Dari dua rumusan tentang evaluasi ini, dapat kita peroleh gambaran bahwa evaluasi adalah suatu proses yang sistematis dan berkelanjutan untuk menentukan kualitas (nilai dan arti) daripada sesuatu, berdasarkan pertimbangan dan kriteria tertentu untuk membuat suatu keputusan. Berdasarkan pengertian ini, ada beberapa hal yang perlu kita pahami lebih lanjut, yaitu :

  • Evaluasi adalah suatu proses bukan suatu hasil (produk). Hasil  yang  diperoleh  dari  kegiatan  evaluasi  adalah  kualitas  daripada sesuatu,  baik  yang  menyangkut  tentang  nilai  maupun  arti.  Sedangkan kegiatan untuk sampai kepada pemberian nilai dan arti itu adalah evaluasi. Jika  Anda  melakukan  kajian  tentang  evaluasi,  maka  yang  Anda  lakukan adalah mempelajari bagaimana proses pemberian pertimbangan mengenai kualitas daripada sesuatu. Gambaran kualitas yang dimaksud merupakan konsekuensi logis dari proses evaluasi yang dilakukan. Proses tersebut tentu dilakukan secara sistematis dan berkelanjutan, dalam arti terencana, sesuai dengan prosedur dan aturan, dan terus menerus.
  • Tujuan  evaluasi  adalah  untuk  menentukan  kualitas  daripada  sesuatu, terutama yang berkenaan dengan nilai dan arti. S.  Hamid  Hasan  (1988  :  14-15)  secara  tegas  membedakan  kedua  istilah tersebut sebagai berikut :Pemberian  nilai  dilakukan  apabila  seorang  evaluator  memberikan pertimbangannya  mengenai  evaluan  tanpa  menghubungkannya  dengan sesuatu yang bersifat dari luar. Jadi pertimbangan yang diberikan sepenuhnya berdasarkan apa evaluan itu sendiri. Sedangkan arti, berhubungan dengan posisi dan peranan evaluan dalam suatu konteks tertentu. Tentu saja kegiatan evaluasi yang komprehensif adalah yang  meliputi  baik  proses  pemberian  keputusan  tentang  nilai  dan  proses keputusan tentang arti, tetapi hal ini tidak berarti bahwa suatu kegiatan evaluasi harus selalu meliputi keduanya.Pemberian nilai dalam arti ini dalam bahasa yang dipergunakan Scriven (1967) adalah formatif dan sumatif. Jika formatif dan sumatif merupakan fungsi evaluasi,  maka  nilai  dan  arti  adalah  hasil  kegiatan  yang  dilakukan  oleh evaluasi.
  • Dalam proses evaluasi harus ada pemberian pertimbangan (judgement). Pemberian  pertimbangan  ini  pada  dasarnya  merupakan  konsep  dasar evaluasi. Melalui pertimbangan inilah ditentukan nilai dan arti (worth and merit) dari sesuatu yang sedang dievaluasi. Tanpa pemberian pertimbangan, suatu kegiatan bukanlah termasuk kategori kegiatan evaluasi.
  • Pemberian pertimbangan tentang nilai dan arti haruslah berdasarkan kriteria tertentu. Tanpa  kriteria  yang  jelas,  pertimbangan  nilai  dan  arti  yang  diberikan bukanlah suatu proses yang dapat diklasifikasikan sebagai evaluasi. Kriteria yang  digunakan  dapat  saja  berasal  dari  apa  yang  dievaluasi  itu  sendiri (internal), tetapi bisa juga berasal dari luar apa yang dievaluasi (eksternal).

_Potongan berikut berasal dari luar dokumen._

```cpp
int         dbfr_abi_version(void);
const char* dbfr_build_id(void);
const char* dbfr_last_error(void);
int dbfr_wigner3j(int32_t l1, int32_t l2, int32_t l3, double* out);
int dbfr_conv_paths(int32_t kind, int32_t* table10, int32_t max_paths, int32_t* weight_numel);
int dbfr_test_chunk_table(const int32_t* tgt, const int32_t* n_edges_dev, int32_t max_edges, int32_t span, int32_t* scratch, int32_t cap,
                          int32_t* chunk_es, int32_t* chunk_gl, void* hip_stream);
int dbfr_test_pack_f16_tiles(const float* frag, const float* bias, int32_t n_tiles, void* out, int32_t* k_out);
int dbfr_test_pack_f16_rows(const float* frag, const float* bias, int32_t n_tiles, void* out, int32_t* k_out, float* rinv_out, int32_t* depth_out);
int dbfr_test_pack_f16_depth(const float* frag, const float* bias, int32_t n_tiles, int32_t* depth_out, int32_t* depth_ok_out);
int dbfr_profile_enable(dbfr_model* m, int32_t on);
int dbfr_profile_read(dbfr_model* m, double* conv_ms, int64_t* conv_launches, double* conv_flops,
                      double* ref_form_bytes, int32_t reset);
int dbfr_profile_fused_bytes(const dbfr_model* m, double* fused_form_bytes);
int dbfr_profile_executed_flops(const dbfr_model* m, double* executed_flops);
int dbfr_profile_useful_flops(const dbfr_model* m, double* useful_flops, double* form_bytes);

int dbfr_probe_mfma_f16(double seconds, double* tflops, void* hip_stream);

int dbfr_workspace_layout(const dbfr_model* m, const dbfr_batch* b, const dbfr_limits* lim, char* names,
                          size_t names_cap, size_t* offsets, size_t* bytes, int32_t max_entries);

int dbfr_test_conv(dbfr_model* m, int32_t layer, int32_t family, int32_t n_edges, const int32_t* n_edges_dev,
                   const int32_t* tgt, const int32_t* gth, const float* emb, const float* sh, const float* tab1,
                   int32_t ld1, const int32_t* idx1, const float* tab2, int32_t ld2, const int32_t* idx2,
                   const float* x, int32_t ldx, float* msg, void* hip_stream);
int dbfr_test_conv2(dbfr_model* m, int32_t layer, int32_t family, int32_t n_edges, const int32_t* n_edges_dev,
                    const int32_t* tgt, const int32_t* gth, const float* emb, const float* sh, const float* tab1,
                    int32_t ld1, const int32_t* idx1, const float* tab2, int32_t ld2, const int32_t* idx2,
                    const float* x, int32_t ldx, float* msg, void* hip_stream);
int dbfr_test_reduce_ln(dbfr_model* m, int32_t layer, int32_t family, const float* msg, const int32_t* row_start,
                        const int32_t* row_cnt, int32_t n_nodes, const float* old, int32_t d_old, float* out,
                        int32_t mode, void* hip_stream);
int dbfr_test_reduce_ln2(dbfr_model* m, int32_t layer, int32_t family, const float* msg, const int32_t* row_start,
                         const int32_t* row_cnt, int32_t n_nodes, const float* old, int32_t d_old, float* out,
                         int32_t mode, const uint8_t* seg_first, void* hip_stream);

int dbfr_test_sde_step(const dbfr_model* m, const dbfr_batch* b, const dbfr_step* step, const dbfr_scores* scores,
                       const dbfr_noise* z, float* atom14_out, int32_t* err_word_out, void* hip_stream);

#ifdef __cplusplus
}
#endif
#endif
```

Measured before the change: 493.6.

## Factor first conv MLP layer into per-row precomputed terms plus edge-only MFMA

The first fc layer's K=144 input splits into an edge-embedding part (48 columns) and two node-feature parts. The node-feature parts become per-node row terms computed once by a new k_row_terms kernel and stored in workspace buffers P, so the per-edge split-f16 MFMA only covers the 48 edge columns. This removes redundant per-edge work on node features, at the cost of an extra kernel launch, extra workspace, and gathers of the precomputed row terms. Separately, the convz useful-flops profiling launch is split out and the f16 tile loads are double-buffered.

```diff
diff --git a/diffbindfr_amd/csrc/api.cpp b/diffbindfr_amd/csrc/api.cpp
--- a/diffbindfr_amd/csrc/api.cpp
+++ b/diffbindfr_amd/csrc/api.cpp
@@ -11,7 +11,9 @@
 void launch_conv_layer(const ConvArgs* c4, hipStream_t st);
 void launch_conv2(const Conv2Args& a, hipStream_t st);
 void launch_conv2h(const Conv2Args& a, hipStream_t st);
+void launch_row_terms(const RowTermArgs& a, hipStream_t st);
 void launch_convz(const ConvZArgs& a, hipStream_t st);
+void launch_convz_useful(const ConvZArgs& a, hipStream_t st);
 void launch_reduce_ln(const float* msg, const int* row_start, const int* row_cnt, int N, int D, const LNDesc& ln,
                       const float* old, int D_old, float* out, int ldo, int mode, hipStream_t st, const uint8_t* first = nullptr, unsigned long long sc_lanes = 0);
 struct ReduceLayerArgs {
@@ -448,6 +450,60 @@
   return k;
 }
 
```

Dengan demikian, pengertian evaluasi pembelajaran adalah  suatu proses atau  kegiatan  yang  sistematis,  berkelanjutan  dan  menyeluruh  dalam rangka  pengendalian,  penjaminan  dan  penetapan  kualitas  (nilai  dan  arti) pembelajaran  terhadap  berbagai  komponen  pembelajaran,  berdasarkan pertimbangan  dan  kriteria  tertentu,  sebagai  bentuk  pertanggungjawaban guru dalam  melaksanakan pembelajaran.[1]

Kata dasar “pembelajaran” adalah belajar. Dalam arti sempit pembelajaran dapat diartikan sebagai suatu proses atau cara yang dilakukan agar seseorang dapat melakukan kegiatan belajar,sedangkan belajar adalah suatu proses perubahan tingkah laku karena interaksi individu dengan lingkungan dan pengalaman. Istilah “pembelajaran” ( Instruction) berbeda dengan istilah “pengajaran” (teaching).

Kata “pengajaran” lebih bersifat formal dan hanya ada didalam konteks guru dengan peserta didik di kelas atau di sekolah,sedangkan kata “pembelajaran” tidak hanya ada dalam konteks guru dengan peserta didik di kelas secara formal, akan tetapi jugameliputi kegiatan-kegiatan belajar peserta didik diluar kelas yang mungkin saja tidak dihadiri oleh guru secara fisik.[2]

Berdasarkan rumusan tersebut ada beberapa hal yang perludijelaskan lebih lanjut yaitu:

  • Pembelajaran adalah suatu program. Ciri suatu program adalah  sistematik, sistemik, dan terencana. Sistematik artinya keteraturan, dalam hal ini pembelajaran harus dilakukan dengan urutan langkah-langkah tertentu, mulai dari perencanaan, pelaksanaan sampai dengan penilaian.
  • Setelah pembelajaran berproses, tentu guru perlu mengetahui keefektifan dan efisiensi semua komponen yang ada dalam proses pembelajaran. Untuk itu, guru harus melakukan evaluasi pembelajaran. Begitu juga ketika peserta didik selesai mengikuti proses pembelajaran, tentu mereka ingin mengetahui sejauh mana hasil yang dicapai. Untuk itu guru harus melakukan penilaian hasil belajar.
  • Pembelajaran bersifat interaktif dan komunikatif. Interaktifartinya kegitan pembelajaran merupakan kegiatan yang bersifat multi arah antara guru, peserta didik, sumber belajar, dan lingkungan yang saling mempengaruhi, tidak didominasi oleh satu komponen saja. Sedangkan komunikatif dimaksudkan bahwa sifat komunikasi antara peserta didik dengan guru atau sebaliknya.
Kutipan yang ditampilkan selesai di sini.